WHAT THE TASK REQUIRES:
Copy each line of the data below with the word "shown".

DATASET RECORDS:

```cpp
template <typename XV>
int wgrad_run(const WgradWs& ws, int KS, XV x, TView dy, int N, int H, int W, int Cin, int Cout, const float* scale,
              float* out, float* raw, int accumulate, int oi, const ColSum* cs) {
  constexpr bool x_bf16 = std::is_same<XV, TViewH>::value;
  typedef typename std::conditional<x_bf16, WgradArgsH, WgradArgs>::type Args;
  depgan_ctx* c = ws.prof;
  float* const scratch = ws.scratch;
  const size_t cap = ws.scratchFloats;
  DgWgradChoice ch;
  DGCHECK(dg_wgrad_choose(KS, N, H, W, Cin, Cout, ws.bf16, x_bf16, &ch));
  if (ch.part_floats > ws.partFloats) {
    dg_set_error("wgrad slab workspace too small");
    return DG_ERR_ARG;
  }
  const bool rows = cs && ch.col_rows;
  if (rows && (size_t)ch.col_rows * Cout > cap) {
    dg_set_error("wgrad column-sum workspace too small (%d rows of %d floats, capacity %zu)", ch.col_rows, Cout, cap);
    return DG_ERR_ARG;
  }
  if (cs && !rows) {
    ProfScope ps(c, 2, 0.0, "colsum");
    DGCHECK(dg_colsum(dy, cs->B, H, W, Cout, cs->scale, cs->out, cs->raw, 0, scratch, cap, ws.st));
  }
  Args a = wgrad_args_of<Args>(x, dy, ws.part, N, H, W, Cin, Cout);
  if (rows) {
    a.colpart = scratch;
    a.colB = cs->B;
  }
  int nch = 0;
  {
    static const char* const tag[] = {"wgrad", "wgrad", "wgrad(bf16)", "wgrad(bf16s)"};
    char lb[56];
    snprintf(lb, sizeof(lb), "%s k%d b%d %dx%d %d->%d", tag[ch.kernel], KS, N, H, W, Cin, Cout);
// ... 462 lines not shown
  }
  ProfScope ps(c, 2, 0.0, "pack weights");
  return dg_pack_weights_batch(D.pack_jobs, D.n_pack, D.pack_blocks, c->st);
}

int g_forward(depgan_ctx* c, const float* x, const float* z, int n, bool store_u) {
  {
    ProfScope ps(c, 2, 0.0, "noise mlp fwd");
    DGCHECK(dg_noise_fwd(c->np, z, c->na, n, c->st));
  }
  bool pooled_by_conv = false, head_by_conv = false;
  for (size_t i = 0; i < c->gl.size(); ++i) {
    GLayer& L = c->gl[i];
    if (L.kind == G_CONV || L.kind == G_FILM) {
      ConvArgs a = conv_args((i == 0) ? make_view(const_cast<float*>(x), L.H, L.W, L.Cin) : L.in, L.out,
                             n, L.H, L.W, L.Cin, L.Cout);
      g_layer_epilogue(&a.ep, L, c->na.heads, L.in);
      if (L.kind == G_FILM && store_u) a.ep.out_pre = L.u.view();
      conv_set_weights(&a, L.pf, L.wpf[0], L.Wt, L.Cin, L.Cout);
      if (dg_plan_mfma(L.pf) && g_pool_follows(c->gl, i)) a.ep.pool = c->gl[i + 1].out;
      pooled_by_conv = a.ep.pool.p != nullptr;
      head_by_conv = false;
      if (L.kind == G_CONV && i + 1 < c->gl.size() && c->gl[i + 1].kind == G_HEAD && c->cfg.nc_out == 1 &&
          c->head_fused && dg_conv_igemm_head_supported(L.pf, a)) {
        const GLayer& Hd = c->gl[i + 1];
        a.ep.head_w = Hd.Wt; a.ep.head_b = Hd.b; a.ep.head_out = c->attr.p;
        a.ep.head_tanh = 1;
        a.ep.head_skip_out = (!store_u && !c->dbg_capture) ? 1 : 0;
        head_by_conv = true;
      }
      DGCHECK(conv_launch(c, L.pf, a, 3));
    } else if (L.kind == G_POOL) {
      if (pooled_by_conv && L.skip_of == (int)i - 1) continue;
      ProfScope ps(c, 2, 0.0, "maxpool");
      DGCHECK(dg_maxpool(c->gl[L.skip_of].out, L.out, n, L.H / 2, L.W / 2, L.Cout, c->st));
    } else if (L.kind == G_DECONV) {
      if (deconv_fused(c, L, n)) {
        DGCHECK(deconv_fwd_launch(c, L, L.out, L.b, L.s, L.t, 1, n));
        continue;
      }
      ConvArgs a = conv_args(L.in, L.out, n, L.H, L.W, L.Cin, L.Cout);
      g_layer_epilogue(&a.ep, L, c->na.heads, L.in);
      deconv_groups(&a, L.out, L.wpf);
      DGCHECK(conv_launch(c, L.pf, a, 1));
    } else if (L.kind == G_HEAD && c->cfg.nc_out == 1) {
      if (head_by_conv) continue;
      ProfScope ps(c, 2, 0.0, "head fwd");
      DGCHECK(dg_head_fwd(L.in.p, L.Wt, L.b, c->attr.p, (long)n * L.H * L.W, L.Cin, 1, c->st));
    }
  }
  return DG_OK;
}

static int g_conv_bn_bwd(depgan_ctx* c, GLayer& L, size_t li, const float* x_user, TView dy, TView res, int n) {
  TView xin = (li == 0) ? make_view(const_cast<float*>(x_user), L.H, L.W, L.Cin) : L.in;
  const ColSum cs = {n, L.s, L.db, L.dbeta};
  DGCHECK(wgrad_full(c, 3, xin, dy, n, L.H, L.W, L.Cin, L.Cout, L.s, L.dW, c->raw_all + (L.dW - c->g.G), 0, 0, &cs));
  if (li == 0) return DG_OK;
  ConvArgs a = conv_args(dy, L.din, n, L.H, L.W, L.Cout, L.Cin);
  a.w = L.wpb[0];
  a.ep.res = res;
  a.ep.mask = L.in_mask;
  return conv_launch(c, L.pb, a, 3);
}

int g_backward(depgan_ctx* c, const float* x, const float* z, int n) {
  for (int i = (int)c->gl.size() - 1; i >= 0; --i) {
    GLayer& L = c->gl[i];
    if (L.kind == G_HEAD) {
      ProfScope ps(c, 2, 0.0, "head bwd");
      const long P = (long)n * L.H * L.W;
      DGCHECK(dg_colsum_rowmul(L.in, n, L.H, L.W, L.Cin, c->dpre, L.dW, c->scratch, c->scratchFloats, c->st));
      DGCHECK(dg_sum(c->dpre, (size_t)P, L.db, c->scratch, c->scratchFloats, c->st));
      DGCHECK(dg_head_bwd(c->dpre, L.Wt, L.in.p, L.din.p, P, L.Cin, c->st));
    } else if (L.kind == G_CONV) {
      DGCHECK(g_conv_bn_bwd(c, L, (size_t)i, x, L.dout, null_view(), n));
    } else if (L.kind == G_FILM) {
      TView du = make_view(c->du_tmp.p, L.H, L.W, L.Cout);
      {
        ProfScope ps(c, 2, 0.0, "film bwd");
        DGCHECK(dg_film_bwd(L.dout.p, L.u.p, c->na.heads + L.col_mul, c->na.heads + L.col_add, 1024, du.p,
                            c->dheads + L.col_mul, c->dheads + L.col_add, n, (long)L.H * L.W, L.Cout, c->scratch,
                            c->scratchFloats, c->st));
      }
      DGCHECK(g_conv_bn_bwd(c, L, (size_t)i, x, du, L.dout, n));
    } else if (L.kind == G_POOL) {
      ProfScope ps(c, 2, 0.0, "unpool+mask");
      DGCHECK(dg_unpool_mask(L.pool_dsrc, c->gl[L.skip_of].out, L.pool_skipgrad, L.pool_dst, n, L.H / 2, L.W / 2,
                             L.Cout, c->st));
    } else if (L.kind == G_DECONV) {
      DGCHECK(deconv_wgrad_all(c, L, L.in, L.dout, n, L.s, c->raw_all + (L.dW - c->g.G), L.s, L.db, L.dbeta));
      DGCHECK(deconv_bwd_data(c, L, L.dout, n));
    }
  }
  return g_backward_finish(c, z, n);
}

int g_backward_finish(depgan_ctx* c, const float* z, int n) {
  {
    if (!c->g_gamma_jobs) {
      std::vector<GammaJob> jobs;
      int blk = 0;
      for (size_t i = 0; i < c->gl.size(); ++i) {
        const GLayer& L = c->gl[i];
        if (L.kind != G_CONV && L.kind != G_FILM && L.kind != G_DECONV) continue;
        const bool de = L.kind == G_DECONV;
        jobs.push_back({L.Wt, c->raw_all + (L.dW - c->g.G), L.b, L.mean, L.rstd, L.dbeta, L.dgamma,
                        (de ? 4 : 9) * L.Cin, L.Cout, de ? 1 : 0, L.Cin, blk});
        blk += L.Cout;
      }
      c->g_n_gamma = (int)jobs.size();
      c->g_gamma_blocks = blk;
      DGCHECK(upload_table(c, jobs, &c->g_gamma_jobs));
    }
    ProfScope ps(c, 2, 0.0, "bn gamma grad");
    DGCHECK(dg_bn_gamma_grad_batch(c->g_gamma_jobs, c->g_n_gamma, c->g_gamma_blocks, c->st));
  }
  ProfScope ps(c, 2, 0.0, "noise mlp bwd");
  return dg_noise_bwd(c->np, c->ng, z, c->na, c->dheads, c->scratch, c->scratchFloats, n, c->st);
}

static TView d_in_view(depgan_ctx* c, int l, long s0) {
  const Tn& t = c->dl[l - 1].pool ? c->d_pool[l - 1] : c->d_act[l - 1];
  return view_offset(t.view(), s0);
}

static const ConvPlan& d_plan_f(const depgan_ctx* c, int l) {
  return (c->critic16_bf16 && c->dl[l].has16f) ? c->dl[l].pf16 : c->dl[l].pf;
}
static const float* d_panel_f(const depgan_ctx* c, const DNet& D, int l) {
  return (c->critic16_bf16 && c->dl[l].has16f) ? D.wpf16[l] : D.wpf[l];
}
static const ConvPlan& d_plan_b(const depgan_ctx* c, int l) {
  return (c->critic16_bf16 && c->dl[l].has16b) ? c->dl[l].pb16 : c->dl[l].pb;
}
static const float* d_panel_b(const depgan_ctx* c, const DNet& D, int l) {
  return (c->critic16_bf16 && c->dl[l].has16b) ? D.wpb16[l] : D.wpb[l];
}

static int d_forward(depgan_ctx* c, DNet& D, const float* img, long s0, int N) {
  const int H0 = c->cfg.height, W0 = c->cfg.width;
  for (int l = 0; l < 11; ++l) {
    const DLayer& L = c->dl[l];
    ConvArgs a = conv_args((l == 0) ? make_view(const_cast<float*>(img), H0, W0, 1) : d_in_view(c, l, s0),
                           view_offset(c->d_act[l].view(), s0), N, L.H, L.W, L.Cin, L.Cout);
    a.ep.bias = D.b[l];
    a.ep.relu = 1;
    const ConvPlan& pf = d_plan_f(c, l);
    conv_set_weights(&a, pf, d_panel_f(c, D, l), D.W[l], L.Cin, L.Cout);
    if (dg_plan_mfma(pf) && L.pool && !((L.H | L.W) & 1))
      a.ep.pool = view_offset(c->d_pool[l].view(), s0);
    DGCHECK(conv_launch(c, pf, a, L.KS));
    if (L.pool && !a.ep.pool.p) {
      ProfScope ps(c, 2, 0.0, "maxpool");
      DGCHECK(dg_maxpool(a.out, view_offset(c->d_pool[l].view(), s0), N, L.H / 2, L.W / 2, L.Cout, c->st));
    }
  }
  const DLayer& T = c->dl[10];
  const int HW = T.H * T.W;
  ProfScope ps(c, 2, 0.0, "critic tail fwd");
  return dg_critic_tail_fwd(c->d_act[10].p + s0 * c->d_act[10].per_sample(), D.w9, D.b9, D.wd, D.bd,
                            c->d_t9 + s0 * HW, c->d_out + s0, N, HW, 256, c->st);
}

static int d_backward_chain(depgan_ctx* c, DNet& D, long s0, int N, const float* coefs, int per, long img_s0,
                            int img_n, float* g0_out) {
  const DLayer& T = c->dl[10];
  const int HW = T.H * T.W;
  {
    ProfScope ps(c, 2, 0.0, "critic tail bwd");
    DGCHECK(dg_critic_tail_bwd(c->d_act[10].p + s0 * c->d_act[10].per_sample(), D.w9, D.wd, coefs, per,
                               c->d_dz[10].p + s0 * c->d_dz[10].per_sample(), N, HW, 256, c->st));
  }
  for (int l = 10; l >= 1; --l) {
    const DLayer& L = c->dl[l];
    const DLayer& Pv = c->dl[l - 1];
    ConvArgs a = conv_args(view_offset(c->d_dz[l].view(), s0), null_view(), N, L.H, L.W, L.Cout, L.Cin);
    a.w = d_panel_b(c, D, l);
    if (Pv.pool) {
      a.out = view_offset(c->d_dpool[l - 1].view(), s0);
    } else {
      a.out = view_offset(c->d_dz[l - 1].view(), s0);
      a.ep.mask = view_offset(c->d_act[l - 1].view(), s0);
    }
    DGCHECK(conv_launch(c, d_plan_b(c, l), a, L.KS));
    if (Pv.pool) {
      ProfScope ps(c, 2, 0.0, "unpool+mask");
      DGCHECK(dg_unpool_mask(a.out, view_offset(c->d_act[l - 1].view(), s0), null_view(),
                             view_offset(c->d_dz[l - 1].view(), s0), N, Pv.H / 2, Pv.W / 2, Pv.Cout, c->st));
    }
  }
  if (img_n > 0) {
    const DLayer& L = c->dl[0];
    ConvArgs a = conv_args(view_offset(c->d_dz[0].view(), s0 + img_s0), make_view(g0_out, L.H, L.W, 1),
                           img_n, L.H, L.W, L.Cout, 1);
    conv_set_weights_bwd(&a, dg_plan_direct(), nullptr, D.W[0], L.Cin, L.Cout);
    DGCHECK(conv_launch(c, dg_plan_direct(), a, L.KS));
  }
  return DG_OK;
}

int net_adam(depgan_ctx* c, Net& n, float gscale) {
  n.adam_t += 1;
  const double b1 = c->cfg.beta1, b2 = c->cfg.beta2;
  const double t = (double)n.adam_t;
  const double lr_t = n.lr * sqrt(1.0 - pow(b2, t)) / (1.0 - pow(b1, t));
  if (n.clipnorm == 0.f && n.clipvalue == 0.f && n.weight_decay == 0.f) {
    ProfScope ps(c, 2, 0.0, "adam");
    return dg_adam(n.P, n.G, n.M, n.V, n.nTrain, (float)lr_t, (float)b1, (float)b2, c->cfg.adam_eps, gscale, c->st);
  }
  if (n.clipnorm > 0.f) {
    ProfScope ps(c, 2, 0.0, "grad sqnorm");
    DGCHECK(dg_grad_sqnorm(n.G, n.nTrain, gscale, c->scratch, c->scratchFloats, n.gnorm, c->st));
    n.gnorm_valid = true;
  }
  ProfScope ps(c, 2, 0.0, "adam opts");
  return dg_adam_opts(n.P, n.G, n.M, n.V, n.nTrain, (float)lr_t, n.lr, (float)b1, (float)b2, c->cfg.adam_eps, gscale,
                      n.clipnorm, n.clipvalue, n.weight_decay, n.decay_bits, n.gnorm, c->st);
}

static int net_opt_alloc(depgan_ctx* c, Net& n) {
  if (n.gnorm) return DG_OK;
  const size_t words = (n.nTrain + 31) / 32 + 1;
  std::vector<unsigned> bits(words, 0u);
  for (const PInfo& pi : n.params) {
    const std::string& nm = pi.name;
    if (pi.trainable && nm.size() > 7 && nm.compare(nm.size() - 7, 7, "/kernel") == 0)
      for (size_t i = pi.off; i < pi.off + pi.size; ++i) bits[i >> 5] |= 1u << (i & 31);
  }
  void* b = nullptr;
  HIPCHECK(dalloc_bytes(c, &b, words * sizeof(unsigned)));
  HIPCHECK(hipMemcpy(b, bits.data(), words * sizeof(unsigned), hipMemcpyHostToDevice));
  void* g = nullptr;
  HIPCHECK(dalloc_bytes(c, &g, 4 * sizeof(double)));
  n.decay_bits = (unsigned*)b;
  n.gnorm = (double*)g;
  return dalloc_fills_done();
}

// ... 224 lines not shown
  return DG_OK;
}

static Net* pick_net(depgan_ctx* c, int net) {
  if (net == DEPGAN_NET_G) return &c->g;
  if (net == DEPGAN_NET_D_Y2) return &c->d[0].net;
  if (net == DEPGAN_NET_D_DEM) return &c->d[1].net;
  dg_set_error("unknown net id %d", net);
  return nullptr;
}

extern "C" {

const char* depgan_last_error(void) { return dg_get_error(); }

int depgan_abi_version(void) { return DEPGAN_ABI_VERSION; }
size_t depgan_config_size(void) { return sizeof(depgan_config); }

int depgan_create(const depgan_config* cfg, depgan_ctx** out) {
  if (!cfg || !out) { dg_set_error("depgan_create: null argument"); return DG_ERR_ARG; }
  if (cfg->struct_size != (int)sizeof(depgan_config)) {
    dg_set_error("depgan_create: depgan_config.struct_size is %d, this library (ABI %d) expects %d -- the caller was "
                 "built against another include/depgan.h", cfg->struct_size, DEPGAN_ABI_VERSION,
                 (int)sizeof(depgan_config));
    return DG_ERR_ARG;
  }
  if (cfg->f32_split != 0 && ((cfg->f32_split != 3 && cfg->f32_split != 6) || cfg->bf16_weights || cfg->bf16_mfma ||
                               (cfg->nc_out != 0 && cfg->nc_out != 1))) {
    dg_set_error("depgan_create: f32_split must be 0, 3 or 6, without bf16_weights / bf16_mfma, nc_out = 1");
    return DG_ERR_ARG;
  }
  if (cfg->bf16_mfma && !cfg->bf16_weights) {
    dg_set_error("depgan_create: bf16_mfma needs bf16_weights = 1 and nc_out = 1 (the DEP-GAN generator) or nc_out in "
                 "[2, %d] (the DEP-UResNet as a predict-only inference context)", DEPGAN_MAX_HEAD_CLASSES);
    return DG_ERR_ARG;
  }
  if (cfg->batch < 1 || cfg->height % 16 || cfg->width % 16 || cfg->height < 16 || cfg->width < 16 || cfg->nicg < 1 ||
      cfg->nicg > 2) {
    dg_set_error("depgan_create: need batch >= 1, height/width multiples of 16, nicg in {1,2}");
    return DG_ERR_ARG;
  }
  depgan_ctx* c = new depgan_ctx();
  c->cfg = *cfg;
  if (hipGetDevice(&c->device) != hipSuccess) c->device = 0;
  {
    const char* e = getenv("DEPGAN_WGRAD_BF16");
    c->wgrad_bf16 = !(e && atoi(e) == 0);
    const char* hf = getenv("DEPGAN_HEAD_FUSED");
    c->head_fused = !(hf && atoi(hf) == 0);
    const char* hfs = getenv("DEPGAN_BF16S_HEAD_FUSED");
    c->bf16s_head_fused = !(hfs && atoi(hfs) == 0);
    const char* wn = getenv("DEPGAN_WINOGRAD");
    c->winograd = !(wn && atoi(wn) == 0);
  }
  if (c->cfg.nc_out == 0) c->cfg.nc_out = 1;
  if (c->cfg.nc_out < 1 || c->cfg.nc_out > DEPGAN_MAX_HEAD_CLASSES) {
    dg_set_error("depgan_create: nc_out must be 1 (DEP-GAN) or in [2, %d] (DEP-UResNet classes), not %d",
                 DEPGAN_MAX_HEAD_CLASSES, c->cfg.nc_out);
    delete c;
    return DG_ERR_ARG;
  }
  c->infer_only = c->cfg.bf16_mfma && c->cfg.nc_out >= 2;
  c->train_bn = c->cfg.nc_out != 1 && !c->infer_only;
  memset(c->last_sums, 0, sizeof(c->last_sums));
  int rc = build_generator(c);
  if (rc == DG_OK && !c->train_bn && !c->infer_only) rc = build_critics(c);
  if (rc == DG_OK && c->train_bn) rc = uresnet_build(c);
  if (rc == DG_OK && c->infer_only)
    rc = dmalloc(c, &c->logits, (size_t)cfg->batch * cfg->height * cfg->width * c->cfg.nc_out);
  if (rc == DG_OK && !c->infer_only) {
    size_t mx = 0;
    const int B = cfg->batch;
    const bool pipe = cfg->bf16_mfma != 0, store = pipe && c->cfg.nc_out == 1;
    auto call = [&](int KS, int N, const auto& L, bool x_bf16) {
      auto form = [&](bool bf16_pipe, bool xh) {
        DgWgradChoice ch;
        if (dg_wgrad_choose(KS, N, L.H, L.W, L.Cin, L.Cout, bf16_pipe, xh, &ch) == DG_OK && ch.part_floats > mx)
          mx = ch.part_floats;
      };
      form(false, false);
      if (pipe) form(true, false);
      if (x_bf16) form(false, true);
    };
    for (size_t i = 0; i < c->gl.size(); ++i) {
      const GLayer& L = c->gl[i];
      if (L.kind == G_CONV || L.kind == G_FILM) call(3, B, L, store && i > 0);
      else if (L.kind == G_DECONV) call(1, B, L, store);
      else if (L.kind == G_HEAD && c->train_bn && L.Cout == 4) call(1, B, L, false);
      if (L.kind == G_DECONV && dg_deconv_wgrad_supported(B, L.H, L.W, L.Cin, L.Cout, L.in, L.dout)) {
        const size_t f4 = dg_deconv_wgrad_part_floats(B, L.H, L.W, L.Cin, L.Cout);
        if (f4 > mx) mx = f4;
      }
    }
    for (const DLayer& L : c->dl) call(L.KS, 3 * B, L, false);
    c->partFloats = mx;
    rc = dmalloc(c, &c->part, mx);
  }
  if (rc == DG_OK && !c->infer_only) rc = dmalloc(c, &c->raw, (size_t)9 * 256 * 256);
  if (rc == DG_OK && !c->train_bn && !c->infer_only) rc = dmalloc(c, &c->raw_all, c->g.nTrain);
  if (rc == DG_OK) rc = dmalloc(c, &c->Sraw, 256);
  c->scratchFloats = (size_t)(1 << 20) + (size_t)cfg->batch * 20000;
  if (rc == DG_OK) rc = dmalloc(c, &c->scratch, c->scratchFloats);
  if (rc == DG_OK) rc = dmalloc(c, &c->scal, 16);
  if (rc == DG_OK) rc = dmalloc(c, &c->scal_multi, 8 * DEPGAN_MAX_MULTI);
  if (rc == DG_OK) rc = dmalloc(c, &c->z_best, (size_t)cfg->batch * 32);
  if (rc == DG_OK) {
// ... 500 lines not shown
```

dep_gan_im_amd/csrc/op_entries.hip:

```cpp
#include "model.h"

#include <math.h>
#include <stdlib.h>
#include <stdio.h>
#include <string.h>

int op_pack_jobs(PackJob* jobs, int n, hipStream_t st) {
  const unsigned nb = dg_pack_layout(jobs, n);
  DevTmp jd(st);
  DGCHECK(jd.alloc(n * sizeof(PackJob)));
  hipError_t e = hipMemcpyAsync(jd.p, jobs, n * sizeof(PackJob), hipMemcpyHostToDevice, st);
  if (e != hipSuccess) { dg_set_error("op_pack_jobs: upload failed: %s", hipGetErrorString(e)); return DG_ERR_HIP; }
  return dg_pack_weights_batch(jd.as<PackJob>(), n, nb, st);
}
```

ANSWER BOX:
// ... 462 lines not shown
// ... 224 lines not shown
// ... 500 lines not shown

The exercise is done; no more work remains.